Experiment 2: Throw an exception in test environment

  • Hypothesis: Experiment to forcefully throw a database connection exception. The goal is to see what happens when we encounter an exception message. As a team, we expect the logs to show in log management system. We also expected our dashboards to show the outage.
  • Result: When the connection exception was thrown, they weren’t logged in the log management system. This is likely because the chaos tool is hit to throw an error, rather than going into the code itself. We also couldn’t validate the behavior in our dashboard since it wasn’t connected to the test environment.

Postmortem

  • Are the alerts set up properly in the log management system?
  • Are our dashboards properly set up to display service status when it is down?
  • How does load balancing work and how do we manage resources if a server instance goes down?
  • Is there value adding Chaos to applications beyond a single product team to see how a broader audience react to disruption?

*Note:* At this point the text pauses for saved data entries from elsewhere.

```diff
@@ -1356,12 +1586,17 @@
         }
         if (em->path == 1) {
             const size_t smem = em->smem_fused;
-            for (EmKernelFn fn : {em->fn_step, em->fn_mstep, em->fn_emit})
+            for (EmKernelFn fn : {em->fn_mstep, em->fn_emit})
                 MLB_CUDA(cudaFuncSetAttribute(reinterpret_cast<const void*>(fn), cudaFuncAttributeMaxDynamicSharedMemorySize, static_cast<int>(smem)));
-            int per_sm = 0;
-            MLB_CUDA(cudaOccupancyMaxActiveBlocksPerMultiprocessor(&per_sm, reinterpret_cast<const void*>(em->fn_step), em->DP <= 8 ? kSmallThreads : kEmThreads, smem));
-            MLB_REQUIRE(per_sm >= 1, "mlb_em_create: EM kernel does not fit on an SM");
+            MLB_CUDA(cudaFuncSetAttribute(reinterpret_cast<const void*>(em->fn_step), cudaFuncAttributeMaxDynamicSharedMemorySize, static_cast<int>(em->smem_step)));
+            const EmKernelFn lockstep_fn = em_kernel_for<0>(DP, KP);
+            MLB_CUDA(cudaFuncSetAttribute(reinterpret_cast<const void*>(lockstep_fn), cudaFuncAttributeMaxDynamicSharedMemorySize, static_cast<int>(smem)));
+            int per_sm = 0, per_sm_step = 0;
+            MLB_CUDA(cudaOccupancyMaxActiveBlocksPerMultiprocessor(&per_sm, reinterpret_cast<const void*>(lockstep_fn), em->DP <= 8 ? kSmallThreads : kEmThreads, smem));
+            MLB_CUDA(cudaOccupancyMaxActiveBlocksPerMultiprocessor(&per_sm_step, reinterpret_cast<const void*>(em->fn_step), em->step_threads, em->smem_step));
+            MLB_REQUIRE(per_sm >= 1 && per_sm_step >= 1, "mlb_em_create: EM kernel does not fit on an SM");
             eg.grid = per_sm * sms;
+            eg.grid_step = per_sm_step * sms;
         } else if (em->path == 2) {
             std::vector<int2> off(em->feat_e.size());
             for (size_t i = 0; i < off.size(); ++i) off[i] = em->feat_e[i].x < 0 ? make_int2(DP + 1, DP + 1) : em->feat_e[i];
@@ -1538,11 +1773,12 @@
     MLB_TRY(for_each_gpu(em->ctx, [&](int g, Gpu& gpu) -> int {
         MLB_CUDA(cudaMemcpyAsync(em->gpus[g].theta[em->cur ^ 1], theta.data(), sizeof(double) * theta.size(), cudaMemcpyHostToDevice, gpu.stream));
         if (!narrow) return launch_pass(em, g, em->gpus[g].theta[em->cur ^ 1], false);
-        const EmKernelFn fn = em_kernel_for<0>(DP, 8);
-        const size_t smem = DP <= 8 ? em_small_smem_bytes(DP, 8) : em_smem_bytes(DP, 8);
+        const EmStepKernel sk = em_step_kernel_for(DP, 8, em->lockstep);
+        const EmKernelFn fn = sk.fn;
+        const size_t smem = sk.smem;
         MLB_CUDA(cudaFuncSetAttribute(reinterpret_cast<const void*>(fn), cudaFuncAttributeMaxDynamicSharedMemorySize, static_cast<int>(smem)));
         int per_sm = 0, sms = 0;
-        MLB_CUDA(cudaOccupancyMaxActiveBlocksPerMultiprocessor(&per_sm, reinterpret_cast<const void*>(fn), em->DP <= 8 ? kSmallThreads : kEmThreads, smem));
+        MLB_CUDA(cudaOccupancyMaxActiveBlocksPerMultiprocessor(&per_sm, reinterpret_cast<const void*>(fn), sk.threads, smem));
         MLB_CUDA(cudaDeviceGetAttribute(&sms, cudaDevAttrMultiProcessorCount, gpu.device));
         MLB_REQUIRE(per_sm >= 1, "mlb_em_sample_covariance: kernel does not fit on an SM");
         EmArgs a = base_args(em, g);
@@ -1550,7 +1786,7 @@
         a.k = 1;
         MLB_CUDA(cudaMemsetAsync(a.counter, 0, sizeof(unsigned), gpu.stream));
         if (a.n_chunks > 0) {
-            fn<<<std::min(per_sm * sms, a.n_chunks), em->DP <= 8 ? kSmallThreads : kEmThreads, smem, gpu.stream>>>(a);
+            fn<<<std::min(per_sm * sms, a.n_chunks), sk.threads, smem, gpu.stream>>>(a);
             MLB_CUDA(cudaGetLastError());
             ++em->launches;
         }
```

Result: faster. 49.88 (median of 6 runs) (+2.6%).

Bringing chaos to the pipeline

I strongly recommend integrating Chaos experiments into the pipeline to help ensure the new code performs as expected. We built a pipeline to inject a controlled amount of failure that is scheduled to run in intervals.

chaos-pipeline

Putting observability to use

While chaos engineering helped us explore ways a system could fail, Observability Dashboards helped us uncover the causes and reason for the failures. This further helped us explore the mean time to recover and plan strategies to fix outages quicker.

Observability

Conclusion

In summary, here are the high-level steps to implementing chaos engineering for a product:

  1. Add the necessary configurations to the application.
  2. Start small by running simple POST requests to experiment with Chaos Monkey.
  3. Set up a Game Day to run experiments using Chaos Toolkit.
  4. Build a chaos pipeline to build confidence in the resiliency of the system.
  5. Leverage Observability through chaos engineering to inspect and debug failures.

This approach has helped build additional confidence in our system. It is always a challenge to introduce new technologies while the product teams juggle competing priorities, but it’s worth it. Even though hot chocolate is one of my favorite drinks, I would prefer a good night’s sleep over it any day.